Researchers from University of California - San Francisco found that the spread of breast cancer to distant organs within the body appears in many cases to involve the loss of a key protein.
The protein, known as GATA3 normally acts downstream in biochemical pathways to prevent metastasis, the distant spread of cancer.
The discovery points to a biochemical control point that simultaneously holds in check several key events required for tumour cells to successfully spread.
"When GATA3 is present, it turns off many genes that are active in metastasis. We now have identified the molecular mechanisms involved," said lead researcher Zena Werb.
The key finding of the new study is that GATA3 acts downstream biochemically to activate a molecule – obscure until now - called microRNA29b.
MicroRNA29b in turn stops protein production from other genes that play vital roles in metastasis.
The absence or loss of GATA3 can free cancerous cells to break free from their defined roles and tethers within a tumour, to move away from the tumour mass, to induce cancer-promoting inflammation, and to stimulate the development of new blood vessels that can help spreading cancerous cells regrow as tumours in new locations.

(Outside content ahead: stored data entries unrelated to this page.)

# Seba-san/icm-slam

Hardware: NVIDIA B200
Metric: ICM sweeps/sec (1M poses,100k lmk) at 1/2/4/8 B200; % HBM roofline (higher is better)
Workload: dtype f64

## Files before the change

### icm_slam_b200/csrc/solve.cuh

```cuda
#pragma once
#include "common.cuh"

#define ST_SLOTS 64
#define ST_THREADS ST_SLOTS
#define ST_OWN (2 * ST_SLOTS - 2)
#define ST_XT (2 * ST_SLOTS + 4)
#define ST_MINB 8

__global__ void k_odo_increments(const double* __restrict__ odo, int64_t ldo, int T, double* __restrict__ inc, int64_t ldi)
{
    int t = blockIdx.x * blockDim.x + threadIdx.x;
    if (t >= T) return;
    double dx = 0.0, dy = 0.0, dth = 0.0;
    if (t + 1 < T) {
        double s, c;
        sincos(odo[2 * ldo + t], &s, &c);
        const double vx = odo[t + 1] - odo[t], vy = odo[ldo + t + 1] - odo[ldo + t];
        dx = c * vx + s * vy;
        dy = -s * vx + c * vy;
        dth = odo[2 * ldo + t + 1] - odo[2 * ldo + t];
    }
    inc[t] = dx; inc[ldi + t] = dy; inc[2 * ldi + t] = dth;
}

__global__ void __launch_bounds__(128)
k_body_moments(const int* __restrict__ off, const double2* __restrict__ bxy, int T, double* __restrict__ bm, int64_t ld)
{
    const int t = blockIdx.x * blockDim.x + threadIdx.x;
    if (t >= T) return;
    double Bx = 0.0, By = 0.0, Bxx = 0.0, Byy = 0.0, Bxy = 0.0;
    for (int i = off[t]; i < off[t + 1]; ++i) {
        const double2 b = bxy[i];
        Bx += b.x; By += b.y;
        Bxx = fma(b.x, b.x, Bxx); Byy = fma(b.y, b.y, Byy); Bxy = fma(b.x, b.y, Bxy);
    }
    bm[t] = Bx; bm[ld + t] = By; bm[2 * ld + t] = Bxx; bm[3 * ld + t] = Byy; bm[4 * ld + t] = Bxy;
    bm[5 * ld + t] = (double)(off[t + 1] - off[t]);
}

__global__ void k_interleave(const double* __restrict__ bx, const double* __restrict__ by, int64_t n, double2* __restrict__ out)
{
    const int64_t i = (int64_t)blockIdx.x * blockDim.x + threadIdx.x;
    if (i < n) out[i] = make_double2(bx[i], by[i]);
}

struct TrajLayout {
    int first;
    int traj_T;
    const double* x0s;
    int64_t ldx0s;
    double x0[3];
    __device__ __forceinline__ bool pinned(int t) const { return traj_T > 0 ? (t % traj_T) == 0 : (t == 0 && first); }
    __device__ __forceinline__ bool after_pinned(int t) const { return traj_T > 0 ? (t % traj_T) == 1 : (t == 1 && first); }
    __device__ __forceinline__ bool has_next(int t, int T) const { return t + 1 < T && (traj_T == 0 || ((t + 1) % traj_T) != 0); }
    __device__ __forceinline__ double x0_of(int t, int r) const { return traj_T > 0 ? x0s[r * ldx0s + t / traj_T] : x0[r]; }
};

__global__ void k_ppar_init(const double* __restrict__ x, int64_t ld, int t_begin, int t_end, const TrajLayout L, double4* __restrict__ ppar)
{
    const int t = t_begin + blockIdx.x * blockDim.x + threadIdx.x;
    if (t >= t_end) return;
    if (L.pinned(t)) ppar[t] = make_ppar(L.x0_of(t, 0), L.x0_of(t, 1), L.x0_of(t, 2));
    else ppar[t] = make_ppar(x[t], x[ld + t], x[2 * ld + t]);
}

__device__ __forceinline__ double entrepi_fast(double a)
{
    return (fabs(a) <= ICM_PI) ? a : entrepi(a);
}

__device__ __forceinline__ void sincos_small(double d, double& s, double& c)
{
    const double z = d * d;
    s = d * fma(z, fma(z, fma(z, fma(z, fma(z, -2.5052108385441719e-08, 2.7557319223985893e-06), -1.9841269841269841e-04),
                              8.3333333333333332e-03), -1.6666666666666666e-01), 1.0);
    c = fma(z, fma(z, fma(z, fma(z, fma(z, -2.7557319223985888e-07, 2.4801587301587302e-05), -1.3888888888888889e-03),
                          4.1666666666666664e-02), -0.5), 1.0);
}

struct Mom {
    double n, Bx, By, Bxx, Byy, Bxy, Yx, Yy, Mxx, Mxy, Myx, Myy;
};

struct PoseIn {
    double ax, ay, ath, sa, ca;
    double bx, by, bth;
    double uav, uaw, ucv, ucw;
    double D0x, D0y, dth0;
    double D1x, D1y, dth1;
    int has_next;
};

struct RowCoef {
    double iS, KA, P1, P2;
    double ba, bb, bab, bd;
};

__device__ __forceinline__ RowCoef row_coef(const Mom& M, double r, double q, double k, double dt, double hn, double dv, double D1x,
                                            double D1y, double kD1x, double kD1y, double uav, double a_, double hu, double e0i,
                                            double bp, double Y, double M1, double M2)
{
    RowCoef R;
    const double ga = fma(mul_rn(hu, uav), dt, a_);
    const double e0 = add_rn(a_, e0i);
    const double rk = add_rn(r, k), rdv = mul_rn(r, dv);
    R.iS = 1.0 / fma(hn, rk, fma(M.n, q, rk));
    R.KA = fma(rk, bp, fma(q, Y, fma(ga, r, mul_rn(k, e0))));
    R.P1 = fma(q, M.By, add_rn(rdv, kD1x));
    R.P2 = fma(q, M.Bx, -kD1y);
    const double iKA = mul_rn(R.iS, R.KA);
    R.ba = fma(iKA, R.P2, fma(mul_rn(k, bp), D1y, -mul_rn(q, M1)));
    R.bb = fma(-iKA, R.P1, fma(bp, fma(r, dv, kD1x), mul_rn(q, M2)));
    R.bab = fma(-R.iS, fma(R.P2, R.P2, -mul_rn(R.P1, R.P1)),
                fma(q, sub_rn(M.Bxx, M.Byy), -fma(rdv, dv, mul_rn(k, fma(D1x, D1x, -mul_rn(D1y, D1y))))));
    R.bd = fma(-mul_rn(R.iS, R.P1), R.P2, fma(q, M.Bxy, -mul_rn(kD1x, D1y)));
    return R;
}

__device__ __forceinline__ int newton_trig(const DevCfg& cfg, const PoseIn& P, const Mom& M, double ox, double oy, double& th,
                                           double s, double c, double tol, int maxit, double& x, double& y)
{
    const double dt = cfg.dt, k = cfg.kod;
    const double hn = P.has_next ? 1.0 : 0.0;
    const double D1x = mul_rn(hn, P.D1x), D1y = mul_rn(hn, P.D1y);
    const double dv = mul_rn(mul_rn(hn, dt), P.ucv);
    const double kD1x = mul_rn(k, D1x), kD1y = mul_rn(k, D1y);
    const RowCoef X = row_coef(M, cfg.r1, cfg.q1, k, dt, hn, dv, D1x, D1y, kD1x, kD1y, P.uav, sub_rn(P.ax, ox), P.ca,
                               fma(P.ca, P.D0x, -mul_rn(P.sa, P.D0y)), mul_rn(hn, sub_rn(P.bx, ox)), M.Yx, M.Mxx, M.Mxy);
    const RowCoef Y = row_coef(M, cfg.r2, cfg.q2, k, dt, hn, dv, D1x, D1y, kD1x, kD1y, P.uav, sub_rn(P.ay, oy), P.sa,
                               fma(P.ca, P.D0y, mul_rn(P.sa, P.D0x)), mul_rn(hn, sub_rn(P.by, oy)), M.Yy, M.Myx, M.Myy);
    const double as2 = 2.0 * add_rn(X.bb, Y.ba), ac2 = 2.0 * sub_rn(X.ba, Y.bb);
    const double au2 = 2.0 * sub_rn(X.bab, Y.bab), av2 = 2.0 * sub_rn(X.bd, Y.bd);
    const double av8 = 4.0 * av2;
    const double ang2 = (2.0 * cfg.r3 + 2.0 * k) * (1.0 + hn);
    const double r3_2 = 2.0 * cfg.r3, k_2 = 2.0 * k;
    const double th_ga = fma(dt, P.uaw, P.ath), c3 = add_rn(P.dth0, P.ath), c4 = sub_rn(P.dth1, P.bth), wb = fma(dt, P.ucw, -P.bth);
    int it = 0;
    bool done = false;
    for (;;) {
        const double u = s * c, v = fma(c, c, -s * s);
        double ang1 = fma(r3_2, entrepi_fast(th - th_ga), -k_2 * entrepi_fast(c3 - th));
        if (P.has_next) ang1 += fma(r3_2, entrepi_fast(th + wb), k_2 * entrepi_fast(c4 + th));
        const double p1 = fma(as2, s, fma(ac2, c, fma(au2, u, fma(av2, v, ang1))));
        double p2 = fma(as2, c, fma(-ac2, s, fma(au2, v, fma(-av8, u, ang2))));
        if (!(p2 > 0.0)) p2 = ang2;
        const double dth = mul_rn(-p1, (double)__frcp_rn((float)p2));
        if (!done) {
            th = add_rn(th, dth);
            ++it;
            if (fabs(dth) <= 0.125) {
                double sd, cd;
                sincos_small(dth, sd, cd);
                const double s2 = fma(s, cd, c * sd);
                c = fma(c, cd, -s * sd);
                s = s2;
            } else {
                sincos(th, &s, &c);
            }
            done = fabs(dth) <= tol || it >= maxit;
        }
        if (__all_sync(FULLMASK, done)) break;
    }
    x = fma(fma(-s, X.P2, fma(-c, X.P1, X.KA)), X.iS, ox);
    y = fma(fma(c, Y.P2, fma(-s, Y.P1, Y.KA)), Y.iS, oy);
    return it;
}

struct SolveParams {
    int T;
    int t_lo, t_hi;
    TrajLayout lay;
    const double* xin; int64_t ldin;
    double* xout; int64_t ldout;
    const double* inc; int64_t ldinc;
    const double* u; int64_t ldu;
    const double* bm; int64_t ldbm;
    const double* dyn;
    const double4* ppin; double4* ppout;
    DevCfg cfg;
    double tol; int maxit;
    unsigned long long* iters;
    int tile0;
    unsigned long long* trace_row;
    const unsigned* trace_seq;
    Freeze fz;
};

struct __align__(16) SolveSmem {
    double xs[3][ST_XT];
    double xn[3][ST_XT];
    double inc[3][ST_XT];
    double u[2][ST_XT];
    double sn[ST_XT], cs[ST_XT];
};

struct SlotMom {
    Mom M;
    bool valid, pinned;
    int t, li;
};

template <bool FZ>
__device__ __forceinline__ SlotMom solve_slot_load(const SolveParams& p, int tb, int q, int phase)
{
    SlotMom s;
    s.t = phase == 0 ? tb - 1 + 2 * q : tb + 2 * q;
    s.li = s.t - (tb - 2);
    s.valid = s.t >= 0 && s.t < p.t_hi && (phase == 0 ? (q == 0 || s.t >= p.t_lo) : (q != ST_SLOTS - 1 && s.t >= p.t_lo));
    s.pinned = s.valid && (p.lay.pinned(s.t) || (FZ && p.fz.scan(s.t)));
    Mom& M = s.M;
    M.n = M.Bx = M.By = M.Bxx = M.Byy = M.Bxy = M.Yx = M.Yy = M.Mxx = M.Mxy = M.Myx = M.Myy = 0.0;
    if (s.valid && !s.pinned) {
        const double* bmq = p.bm + s.t;
        M.n = __ldg(bmq + 5 * p.ldbm);
        M.Bx = __ldg(bmq); M.By = __ldg(bmq + p.ldbm); M.Bxx = __ldg(bmq + 2 * p.ldbm);
        M.Byy = __ldg(bmq + 3 * p.ldbm); M.Bxy = __ldg(bmq + 4 * p.ldbm);
        const double2* d = reinterpret_cast<const double2*>(p.dyn + (size_t)s.t * 6);
        const double2 d0 = d[0], d1 = d[1], d2 = d[2];
        M.Yx = d0.x; M.Mxx = d0.y; M.Mxy = d1.x; M.Yy = d1.y; M.Myx = d2.x; M.Myy = d2.y;
    }
    return s;
}

template <bool FZ>
__global__ void __launch_bounds__(ST_THREADS, ST_MINB)
k_solve_tile(const SolveParams p)
{
    __shared__ SolveSmem S;
    const int q = threadIdx.x;
    if (p.trace_row && blockIdx.x == 0 && q == 0) { unsigned long long t; asm volatile("mov.u64 %0, %%globaltimer;" : "=l"(t)); p.trace_row[((*p.trace_seq) & 31) * 8 + 5] = t; }
    const int tb = p.t_lo + (p.tile0 + blockIdx.x) * ST_OWN;
    const int T = p.T;
    SlotMom cur = solve_slot_load<FZ>(p, tb, q, 0);
    for (int li = q; li < ST_XT; li += ST_THREADS) {
        const int t = tb - 2 + li;
        const bool ok = t >= 0 && t < T;
        double th = 0.0;
        for (int r = 0; r < 3; ++r) {
            const double v = ok ? p.xin[r * p.ldin + t] : 0.0;
            S.xs[r][li] = v; S.xn[r][li] = v;
            S.inc[r][li] = ok ? p.inc[r * p.ldinc + t] : 0.0;
            if (r == 2) th = v;
        }
        S.u[0][li] = ok ? p.u[t] : 0.0;
        S.u[1][li] = ok ? p.u[p.ldu + t] : 0.0;
        double sh = 0.0, ch = 1.0;
        if (ok) {
            if (p.lay.pinned(t)) sincos(th, &sh, &ch);
            else { const double4 pq = ldg_ppar(p.ppin + t); sh = pq.w; ch = -pq.z; }
        }
        S.sn[li] = sh; S.cs[li] = ch;
    }
    __syncthreads();
    int my_iters = 0;
    for (int phase = 0; phase < 2; ++phase) {
        const Mom& M = cur.M;
        const int t = cur.t, li = cur.li;
        const bool qvalid = cur.valid, pinned = cur.pinned;
        double rx = 0.0, ry = 0.0, th = 0.0;
        PoseIn P;
        P.ax = P.ay = P.ath = P.sa = 0.0; P.ca = 1.0; P.bx = P.by = P.bth = 0.0; P.uav = P.uaw = P.ucv = P.ucw = 0.0;
        P.D0x = P.D0y = P.dth0 = P.D1x = P.D1y = P.dth1 = 0.0; P.has_next = 0;
        bool solve = false;
        double ox = 0.0, oy = 0.0, th0 = 0.0, s0 = 0.0, c0 = 1.0;
        if (qvalid) {
            double (*X)[ST_XT] = phase == 0 ? S.xs : S.xn;
            const bool has_next = p.lay.has_next(t, T);
            solve = !pinned && M.n > 0.0;
            ox = S.xs[0][li]; oy = S.xs[1][li]; th0 = S.xs[2][li]; s0 = S.sn[li]; c0 = S.cs[li];
            th = th0;
            if (!pinned) {
                P.ax = X[0][li - 1]; P.ay = X[1][li - 1]; P.ath = X[2][li - 1];
                P.sa = S.sn[li - 1]; P.ca = S.cs[li - 1];
                if (has_next) { P.bx = X[0][li + 1]; P.by = X[1][li + 1]; P.bth = X[2][li + 1]; }
                P.uav = S.u[0][li - 1]; P.uaw = S.u[1][li - 1];
                P.ucv = S.u[0][li]; P.ucw = S.u[1][li];
                P.D0x = S.inc[0][li - 1]; P.D0y = S.inc[1][li - 1]; P.dth0 = S.inc[2][li - 1];
                P.D1x = S.inc[0][li]; P.D1y = S.inc[1][li]; P.dth1 = S.inc[2][li];
                P.has_next = has_next ? 1 : 0;
                if (!solve) {
                    const bool t1 = p.lay.after_pinned(t);
                    rx = ((t1 ? p.lay.x0_of(t - 1, 0) : X[0][li - 1]) + X[0][li + 1]) / 2.0;
                    ry = ((t1 ? p.lay.x0_of(t - 1, 1) : X[1][li - 1]) + X[1][li + 1]) / 2.0;
                    th = ((t1 ? p.lay.x0_of(t - 1, 2) : X[2][li - 1]) + X[2][li + 1]) / 2.0;
                }
            }
        }
        {
            double x2 = 0.0, y2 = 0.0, th2 = th0;
            const int it = newton_trig(p.cfg, P, M, ox, oy, th2, s0, c0, p.tol, solve ? p.maxit : 1, x2, y2);
            if (solve) { rx = x2; ry = y2; th = th2; my_iters += it; }
        }
        SlotMom nxt = cur;
        if (phase == 0) nxt = solve_slot_load<FZ>(p, tb, q, 1);
        if (qvalid && !pinned) {
            double st, ct;
            sincos(sub_rn(th, ICM_HALFPI), &st, &ct);
            S.xn[0][li] = rx; S.xn[1][li] = ry; S.xn[2][li] = th;
            S.sn[li] = ct; S.cs[li] = -st;
        }
        __syncthreads();
        cur = nxt;
    }
    if (p.iters) {
        my_iters = warp_sum_i(my_iters);
        if ((q & 31) == 0 && my_iters) atomicAdd(p.iters, (unsigned long long)my_iters);
    }
    const int n_own = min(ST_OWN, p.t_hi - tb);
    for (int r = 0; r < 3; ++r)
        for (int k = q; k < n_own; k += ST_THREADS) p.xout[r * p.ldout + tb + k] = S.xn[r][k + 2];
    for (int k = q; k < n_own; k += ST_THREADS) {
        const int tt = tb + k, l2 = k + 2;
        if (p.lay.pinned(tt)) p.ppout[tt] = make_ppar(p.lay.x0_of(tt, 0), p.lay.x0_of(tt, 1), p.lay.x0_of(tt, 2));
        else if (FZ && p.fz.scan(tt)) p.ppout[tt] = ldg_ppar(p.ppin + tt);
        else p.ppout[tt] = make_double4(S.xn[0][l2], S.xn[1][l2], -S.cs[l2], S.sn[l2]);
    }
}
```

Before: 4822.

## Park Newton row coefficients in shared memory to cut register pressure

Moves the per-row back-substitution coefficients (inverse, KA, P1, P2) into a shared-memory park area during the Newton loop and reloads them afterward. The next phase's slot moments are now loaded only at the start of phase 1 instead of being prefetched, and the non-solve midpoint fallback is deferred past the solve. Together with raising min blocks per SM from 8 to 10, this aims to lower live registers so more blocks fit per SM. It costs extra shared memory per block and some shared loads and stores, and gives up the overlap from the earlier prefetch.

```diff
diff --git a/icm_slam_b200/csrc/solve.cuh b/icm_slam_b200/csrc/solve.cuh
--- a/icm_slam_b200/csrc/solve.cuh
+++ b/icm_slam_b200/csrc/solve.cuh
@@ -5,7 +5,7 @@
 #define ST_THREADS ST_SLOTS
 #define ST_OWN (2 * ST_SLOTS - 2)
 #define ST_XT (2 * ST_SLOTS + 4)
-#define ST_MINB 8
+#define ST_MINB 10
 
 __global__ void k_odo_increments(const double* __restrict__ odo, int64_t ldo, int T, double* __restrict__ inc, int64_t ldi)
 {
@@ -92,49 +92,58 @@
 };
 
 struct RowCoef {
-    double iS, KA, P1, P2;
+    double KA, P1, P2;
     double ba, bb, bab, bd;
 };
 
-__device__ __forceinline__ RowCoef row_coef(const Mom& M, double r, double q, double k, double dt, double hn, double dv, double D1x,
-                                            double D1y, double kD1x, double kD1y, double uav, double a_, double hu, double e0i,
-                                            double bp, double Y, double M1, double M2)
+__device__ __forceinline__ double row_inv(const Mom& M, double r, double q, double k, double hn)
+{
+    const double rk = add_rn(r, k);
+    return 1.0 / fma(hn, rk, fma(M.n, q, rk));
+}
+
+__device__ __forceinline__ RowCoef row_coef(const Mom& M, double iS, double r, double q, double k, double dt, double hn, double dv,
+                                            double D1x, double D1y, double kD1x, double kD1y, double uav, double a_, double hu,
+                                            double e0i, double bp, double Y, double M1, double M2)
 {
     RowCoef R;
     const double ga = fma(mul_rn(hu, uav), dt, a_);
     const double e0 = add_rn(a_, e0i);
     const double rk = add_rn(r, k), rdv = mul_rn(r, dv);
-    R.iS = 1.0 / fma(hn, rk, fma(M.n, q, rk));
     R.KA = fma(rk, bp, fma(q, Y, fma(ga, r, mul_rn(k, e0))));
     R.P1 = fma(q, M.By, add_rn(rdv, kD1x));
     R.P2 = fma(q, M.Bx, -kD1y);
-    const double iKA = mul_rn(R.iS, R.KA);
+    const double iKA = mul_rn(iS, R.KA);
     R.ba = fma(iKA, R.P2, fma(mul_rn(k, bp), D1y, -mul_rn(q, M1)));
     R.bb = fma(-iKA, R.P1, fma(bp, fma(r, dv, kD1x), mul_rn(q, M2)));
-    R.bab = fma(-R.iS, fma(R.P2, R.P2, -mul_rn(R.P1, R.P1)),
+    R.bab = fma(-iS, fma(R.P2, R.P2, -mul_rn(R.P1, R.P1)),
                 fma(q, sub_rn(M.Bxx, M.Byy), -fma(rdv, dv, mul_rn(k, fma(D1x, D1x, -mul_rn(D1y, D1y))))));
-    R.bd = fma(-mul_rn(R.iS, R.P1), R.P2, fma(q, M.Bxy, -mul_rn(kD1x, D1y)));
+    R.bd = fma(-mul_rn(iS, R.P1), R.P2, fma(q, M.Bxy, -mul_rn(kD1x, D1y)));
     return R;
 }
 
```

"People knew that some of these genes were turned on in some cancers, but they did not know they were turned on because GATA3 and microRNA29b were turned off," Werb said.
"If you have 20 genes that are becoming less active all at once due to microRNA29b, it could have a profound effect," Werb said in a statement.
Working with mice, the researchers found that restoring microRNA29b to one of the most deadly types of breast cancer stopped metastasis.
But the researchers also found that if they knocked out the microRNA29b, tumours spread even in the presence of GATA3.
In the mouse models of breast cancer studied by Werb's team, GATA3 normally restrains cancerous cells from breaking away from the main tumour and migrating to other organs.
It might be possible, Werb said, to develop drugs that inhibit breast cancer metastasis by re-activating these controls in cancerous cells that have lost the normal protein.
"The targeting we would like to do is to give back microRNA29b specifically to breast tumour cells to prevent metastasis," Werb said.
The study was published in journal Nature Cell Biology.